We train all stoppages into a sit and all kneels into a down. Consistency is a wonderful thing!


----------



## Lisa Geller (Mar 29, 2007)

That's cool Matthew, and easy to train if you think about it.
I have also used the left for lead, no command but have used a seperation (or slight step left) for leaving the dog, no command.
You have in one quick instance taught me how to transfer my Ringsprt training to schutzhund which does in fact require the dog to stay once placed and they do not allow that lateral step.
I love it when I can train different sports the same 
It's true, consistency is a wonderful thing.


----------



## Chris Michalek (Feb 13, 2008)

two national level schH guys told me it's best to lead with the right. The should be taught to follow the left leg and in a trial situation it gives the dog a better opportunity to not get out of position.

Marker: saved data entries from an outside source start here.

+#ifndef MQ_LAZY_MAX_BASES
+#define MQ_LAZY_MAX_BASES 524288
+#endif
+constexpr uint32_t LAZY_MAX_BASES = MQ_LAZY_MAX_BASES;
+static_assert(LAZY_MAX_BASES >= 4096 && LAZY_MAX_BASES % 4096 == 0, "whole super-rows");
+constexpr uint32_t LAZY_BLOCKS = LAZY_MAX_BASES / 64;
+constexpr uint32_t LAZY_ROWS = LAZY_BLOCKS + 4;
+constexpr uint32_t LAZY_WAVE_WORDS = 2 * LAZY_ROWS;
+struct LazyMap {
+    unsigned long long *base = nullptr;
+    MQ_HD unsigned long long *heads() const { return base; }
+    MQ_HD uint32_t *first() const { return reinterpret_cast<uint32_t *>(base + LAZY_ROWS); }
+    MQ_HD uint32_t *block_of() const { return first() + LAZY_ROWS; }
+};
+
+MQ_HD uint32_t lazy_ld(const uint32_t *p) {
+#if defined(__HIP_DEVICE_COMPILE__)
+    return __hip_atomic_load(p, __ATOMIC_RELAXED, __HIP_MEMORY_SCOPE_AGENT);
+#else
+    return *p;
+#endif
+}
+MQ_HD unsigned long long lazy_ld(const unsigned long long *p) {
+#if defined(__HIP_DEVICE_COMPILE__)
+    return __hip_atomic_load(p, __ATOMIC_RELAXED, __HIP_MEMORY_SCOPE_AGENT);
+#else
+    return *p;
+#endif
+}
+
+MQ_HD uint32_t select_bit64(unsigned long long m, uint32_t r) {
+    uint32_t mw = (uint32_t)m, bit = 0;
+    const uint32_t c = (uint32_t)__builtin_popcount(mw);
+    if (r >= c) {
+        r -= c;
+        mw = (uint32_t)(m >> 32);
+        bit = 32;
+    }
+#pragma unroll
+    for (uint32_t width = 16; width >= 1; width >>= 1) {
+        const uint32_t half = (uint32_t)__builtin_popcount(mw & ((1u << width) - 1u));
+        if (r >= half) {
+            r -= half;
+            mw >>= width;
+            bit += width;
+        }
+    }
+    return bit;
+}
+
+MQ_HD uint32_t lazy_rawpos(const unsigned long long *heads, const uint32_t *first, const uint32_t *block_of, uint32_t g) {
+    const uint32_t b0 = lazy_ld(block_of + (g >> 6));
+    const uint32_t c0 = lazy_ld(first + b0), c1 = lazy_ld(first + b0 + 1u), c2 = lazy_ld(first + b0 + 2u), c3 = lazy_ld(first + b0 + 3u);
+    const unsigned long long h0 = lazy_ld(heads + b0), h1 = lazy_ld(heads + b0 + 1u), h2 = lazy_ld(heads + b0 + 2u);
+    const bool s1 = c1 <= g, s2 = s1 && c2 <= g, s3 = s2 && c3 <= g;
+    uint32_t b = b0 + (s1 ? 1u : 0u) + (s2 ? 1u : 0u);
+    unsigned long long hd = s2 ? h2 : s1 ? h1 : h0;
+    uint32_t cb = s2 ? c2 : s1 ? c1 : c0;
+    if (s3) {
+        b = b0 + 3u;
+        while (lazy_ld(first + b + 1u) <= g) ++b;
+        hd = lazy_ld(heads + b);
+        cb = lazy_ld(first + b);
+    }
+    return b * 64u + select_bit64(hd, g - cb);
+}
+MQ_HD uint32_t lazy_rawpos(const LazyMap &hm, uint32_t g) { return lazy_rawpos(hm.heads(), hm.first(), hm.block_of(), g); }
+
+}
diff --git a/mapquik_amd/csrc/mq_map_kernels.hpp b/mapquik_amd/csrc/mq_map_kernels.hpp
--- a/mapquik_amd/csrc/mq_map_kernels.hpp
+++ b/mapquik_amd/csrc/mq_map_kernels.hpp
@@ -32,6 +32,7 @@
     AnchorOut anchors;
     mq_anchor_span *anchor_spans;
     const uint32_t *anchor_ids;
+    unsigned long long *head_map;
 };
 
 __device__ __forceinline__ uint32_t *read_cycles(const MapArgs &A) { return A.mz_count; }
@@ -97,14 +98,16 @@
     return at + cnt <= A.pool_cap;
 }
 
-template <int STOP = 0, bool VAR = true, class Spec = SpecNone>
+template <int STOP = 0, bool VAR = true, class Spec = SpecNone, bool LAZY = false>
 __device__ __forceinline__ uint32_t seed_read_fast(const MapArgs &A, const SeedTables &T, SeedLds &S, const uint8_t *seq,
-                                                   uint32_t len, uint64_t &base, uint32_t cap, uint32_t &n_moved, APre &pre, bool pre_valid) {
-    uint32_t cnt = seed_sequence_fast<STOP, false, VAR, Spec>(seq, len, A.P, T, S, A.mz_hash + base, A.mz_pos + base, cap, pre, pre_valid, SeedView(),
-                                                        A.mz_last ? A.mz_last + base : nullptr);
+                                                   uint32_t len, uint64_t &base, uint32_t cap, uint32_t &n_moved, APre &pre, bool pre_valid,
+                                                   const LazyMap &hm = LazyMap()) {
+    uint32_t cnt = seed_sequence_fast<STOP, false, VAR, Spec, LAZY>(seq, len, A.P, T, S, A.mz_hash + base, A.mz_pos + base, cap, pre, pre_valid, SeedView(),
+                                                              A.mz_last ? A.mz_last + base : nullptr, hm);
     if (cnt != SD_NOT_FAST && cnt > cap) {
         if (pool_take(A, cnt, base)) {
-            seed_sequence_fast<0, false, VAR, Spec>(seq, len, A.P, T, S, A.mz_hash + base, A.mz_pos + base, cnt, pre, false, SeedView(), A.mz_last ? A.mz_last + base : nullptr);
+            seed_sequence_fast<0, false, VAR, Spec, LAZY>(seq, len, A.P, T, S, A.mz_hash + base, A.mz_pos + base, cnt, pre, false, SeedView(),
+                                                          A.mz_last ? A.mz_last + base : nullptr, hm);
             n_moved++;
         } else {
             cnt = LIST_OVERFLOW;
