# yassouali/pytorch-segmentation

Measured on NVIDIA H100. Metric: images/sec DeepLabV3+/ResNet101 513x513 train step (fwd+CE+bwd+SGD), higher is better.
Workload: dtype bf16

## Files before the change

### pytorch-segmentation_b200/csrc/seg_conv_tc.cu

```cuda
#include <cuda.h>
#include <mutex>
#include <stdlib.h>
#include "seg_common.cuh"
#include "seg_ptx.cuh"
#include "seg_sync.cuh"

namespace seg {
namespace tc {

using namespace ptx;

constexpr int BM = 128;
constexpr int BK = 64;
constexpr int A_BYTES = BM * 128;
constexpr int KIND_KK = 0, KIND_KM = 1;
constexpr int NTHREADS = 384;
constexpr int NCONS = 256;
constexpr int MAXT = 49;

constexpr int BAR_CONSUMERS = 1;
constexpr int BAR_ORDER = 2;
constexpr int BAR_WG = 4;

struct TcParams {
  CUtensorMap mapA;
  CUtensorMap mapB;
  int M;
  int Ncols;
  int taps;
  int kchunks;
  int stride;
  int lower_h, lower_w;
  int PQ, Q;
  int x_im2col;
  int brows_per_tap;
  short tap_wt[MAXT];
  short tap_oh[MAXT];
  short tap_ow[MAXT];
  void* out;
  long long ldo;
  int out_dtype;
  float beta;
  const float* bias;
  double* stats;
  int stat_rows;
  unsigned* stat_ticket;
  SyncDesc sync;
  int out_strided, out_H, out_W, osy, osx, opy, opx;
  int n_tiles, tiles;
  int kblocks_total, kblocks_per_split;
  float* dw;
  int dw_K, dw_C;
  float* ws;
};

__device__ __forceinline__ void row_to_coords(int m, int PQ, int Q, int stride, int lower_h, int lower_w, int& n, int& h,
                                              int& w) {
  n = m / PQ;
  int rem = m - n * PQ;
  int pp = rem / Q;
  int qq = rem - pp * Q;
  h = lower_h + pp * stride;
  w = lower_w + qq * stride;
}

template <int BN, int TA, int TB>
__device__ __forceinline__ void wgmma_tile(float* acc, uint64_t adesc, uint64_t bdesc, uint32_t accumulate) {
  if constexpr (BN == 64) wgmma_m64n64k16<TA, TB>(acc, adesc, bdesc, accumulate);
  else if constexpr (BN == 128) wgmma_m64n128k16<TA, TB>(acc, adesc, bdesc, accumulate);
  else wgmma_m64n256k16<TA, TB>(acc, adesc, bdesc, accumulate);
}

template <int BN, int KIND>
__device__ __forceinline__ void load_kblock(const TcParams& p, uint32_t a_dst, uint32_t bar, int kc, int wtap, uint16_t oh,
                                            uint16_t ow, int n_img, int h0, int w0, int m0, int n0) {
  const uint32_t b_dst = a_dst + A_BYTES;
  if (p.x_im2col)
    tma_load_im2col_4d(a_dst, &p.mapA, bar, kc * BK, w0, h0, n_img, ow, oh);
  else
    tma_load_2d(a_dst, &p.mapA, bar, kc * BK, m0);
  if (KIND == KIND_KK) {
    tma_load_2d(b_dst, &p.mapB, bar, kc * BK, wtap * p.brows_per_tap + n0);
  } else {
#pragma unroll
    for (int j = 0; j < BN / 64; ++j)
      tma_load_2d(b_dst + j * 8192, &p.mapB, bar, n0 + j * 64, wtap * p.brows_per_tap + kc * BK);
  }
}

template <int BN>
__device__ __forceinline__ void stage_acc(const float* acc, const float* acc1, uint8_t* stage, int rbase, int warp, int lane,
                                          const float* bias, bool out_f32) {
  const int esize = out_f32 ? 4 : 2;
  const int CPR = BN * esize / 16;
  const int swz = (CPR >= 32 ? 31 : CPR - 1);
  const int r0 = rbase + warp * 16 + (lane >> 2);
#pragma unroll
  for (int j = 0; j < BN / 8; ++j) {
    const int col = j * 8 + 2 * (lane & 3);
    float b0 = 0.f, b1 = 0.f;
    if (bias) {
      b0 = bias[col];
      b1 = bias[col + 1];
    }
#pragma unroll
    for (int h = 0; h < 4; ++h) {
      if (h >= 2 && !acc1) break;
      const float* a = h < 2 ? acc : acc1;
      const int r = r0 + 8 * (h & 1) + 32 * (h & 2);
      const float x0 = a[4 * j + 2 * (h & 1)] + b0, x1 = a[4 * j + 2 * (h & 1) + 1] + b1;
      const int byte = col * esize;
      uint8_t* dst = stage + (size_t)r * (BN * esize) + ((((byte >> 4) ^ (r & swz))) << 4) + (byte & 15);
      if (out_f32)
        *reinterpret_cast<float2*>(dst) = make_float2(x0, x1);
      else
        *reinterpret_cast<__nv_bfloat162*>(dst) = __floats2bfloat162_rn(x0, x1);
    }
  }
}


template <int BN, int ESIZE>
__device__ __forceinline__ void store_tile(const TcParams& p, const uint8_t* stage, int tid, int m0, int n0, int ncols_tile) {
  constexpr int CPR = BN * ESIZE / 16;
  constexpr int swz = (CPR >= 32 ? 31 : CPR - 1);
  constexpr int RSTEP = 128 / CPR;
  constexpr int NCH = BM / RSTEP;
  constexpr int BATCH = 8;
  static_assert(128 % CPR == 0 && NCH % BATCH == 0, "chunk walk of the staged tile");
  const int c16 = tid % CPR;
  const int nchunks = (ncols_tile * ESIZE + 15) >> 4;
  if (c16 >= nchunks) return;
  const bool vec_ok = ((p.ldo * ESIZE) & 15) == 0 && ((reinterpret_cast<uintptr_t>(p.out) + (size_t)n0 * ESIZE) & 15) == 0;
  const int first_col = (c16 << 4) / ESIZE;
  const bool full = first_col + 16 / ESIZE <= ncols_tile;
  auto row_dst = [&](int tr) {
    const int grow = m0 + tr;
    long long pixel = grow;
    if (p.out_strided) {
      const int n = grow / p.PQ;
      const int rem = grow - n * p.PQ;
      const int i = rem / p.Q, jj = rem - i * p.Q;
      pixel = ((long long)n * p.out_H + (i * p.osy + p.opy)) * p.out_W + (jj * p.osx + p.opx);
    }
    return reinterpret_cast<uint8_t*>(p.out) + ((size_t)pixel * p.ldo + n0) * ESIZE + ((size_t)c16 << 4);
  };
  auto row_src = [&](int tr) { return stage + (size_t)tr * (BN * ESIZE) + ((c16 ^ (tr & swz)) << 4); };
  if (ESIZE == 2 && vec_ok && full && p.beta != 0.f) {
    for (int b = 0; b < NCH; b += BATCH) {
      uint8_t* dst[BATCH];
      uint4 old[BATCH];
#pragma unroll
      for (int u = 0; u < BATCH; ++u) {
        const int tr = tid / CPR + (b + u) * RSTEP;
        dst[u] = m0 + tr < p.M ? row_dst(tr) : nullptr;
        old[u] = dst[u] ? *reinterpret_cast<const uint4*>(dst[u]) : make_uint4(0u, 0u, 0u, 0u);
      }
#pragma unroll
      for (int u = 0; u < BATCH; ++u) {
        if (!dst[u]) continue;
        float a[8], o[8];
        unpack8(*reinterpret_cast<const bf16x8*>(row_src(tid / CPR + (b + u) * RSTEP)), a);
        unpack8(*reinterpret_cast<const bf16x8*>(&old[u]), o);
#pragma unroll
        for (int k = 0; k < 8; ++k) a[k] += p.beta * o[k];
        *reinterpret_cast<bf16x8*>(dst[u]) = pack8(a);
      }
    }
    return;
  }
  for (int tr = tid / CPR; tr < BM; tr += RSTEP) {
    if (m0 + tr >= p.M) break;
    const uint8_t* src = row_src(tr);
    uint8_t* dst = row_dst(tr);
    if (ESIZE == 2 && vec_ok && full) {
      *reinterpret_cast<bf16x8*>(dst) = *reinterpret_cast<const bf16x8*>(src);
    } else if (ESIZE == 2) {
      float a[8];
      unpack8(*reinterpret_cast<const bf16x8*>(src), a);
      __nv_bfloat16* d = reinterpret_cast<__nv_bfloat16*>(dst);
      for (int k = 0; k < 8; ++k)
        if (first_col + k < ncols_tile) {
          float o = a[k];
          if (p.beta != 0.f) o += p.beta * bf2f(d[k]);
          d[k] = f2bf(o);
        }
    } else {
      const float4 val = *reinterpret_cast<const float4*>(src);
      const float a[4] = {val.x, val.y, val.z, val.w};
      float* d = reinterpret_cast<float*>(dst);
      if (vec_ok && full && p.beta == 0.f) {
        *reinterpret_cast<float4*>(d) = val;
      } else {
        for (int k = 0; k < 4; ++k)
          if (first_col + k < ncols_tile) d[k] = (p.beta != 0.f) ? a[k] + p.beta * d[k] : a[k];
      }
    }
  }
}

template <int BN>
struct PPCfg {
  static_assert(BN == 64 || BN == 128, "ping-pong tile width");
  static constexpr int B_BYTES = BN * 128;
  static constexpr int STAGE_BYTES = A_BYTES + B_BYTES;
  static constexpr int STAGES = BN == 64 ? 6 : 4;
  static constexpr int RING = STAGES * STAGE_BYTES;
  static constexpr int STG_BYTES = BM * 256;
  static constexpr int MAXG = BM / 32;
  static constexpr int STAT_BYTES = MAXG * 2 * BN * 4 + BN * 4;
  static constexpr int SMEM = RING + 2 * (STG_BYTES + STAT_BYTES) + 1024  + 256 ;
  static_assert(16 * STAGES + 8 <= 256, "barrier area");
  static_assert(SMEM <= 227 * 1024, "shared memory per block");
};
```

I was taught to always lead with the left from another national level schH guy. I don't see a reason to change how I do things but if I do, now is the time. I have a young dog and we're getting ready for his BH

Thanks for the responses.


----------



## Kadi Thingvall (Jan 22, 2007)

Depends on the dog and the situation. With a dog who isn't "ready to go" I will lead with my left because it's right next to them and they seem to make the transition to motion again easier. But it also depends on why they aren't ready to go, ie are they just a hohum kind of heeler, or not paying attention, sometimes leading with the right gives them a second to register that we are starting up again, without having my left leg move, so they get back on track without being left behind. With a dog who is doing it correctly I tend to lead with my left, but might also use my right, if they are paying attention it shouldn't matter. If they have a tendency to forge, or are in "where's the decoy mode" I will lead with my right because it seems to be a smoother transition, not so "sudden", so it gets the dog back on track without the dog lunging forward then having to get back into heel. 

A lot of it is actually just done based on "feel" but someone asked me the other day which I lead with and why, so I started actually thinking about it and trying to pay attention LOL


----------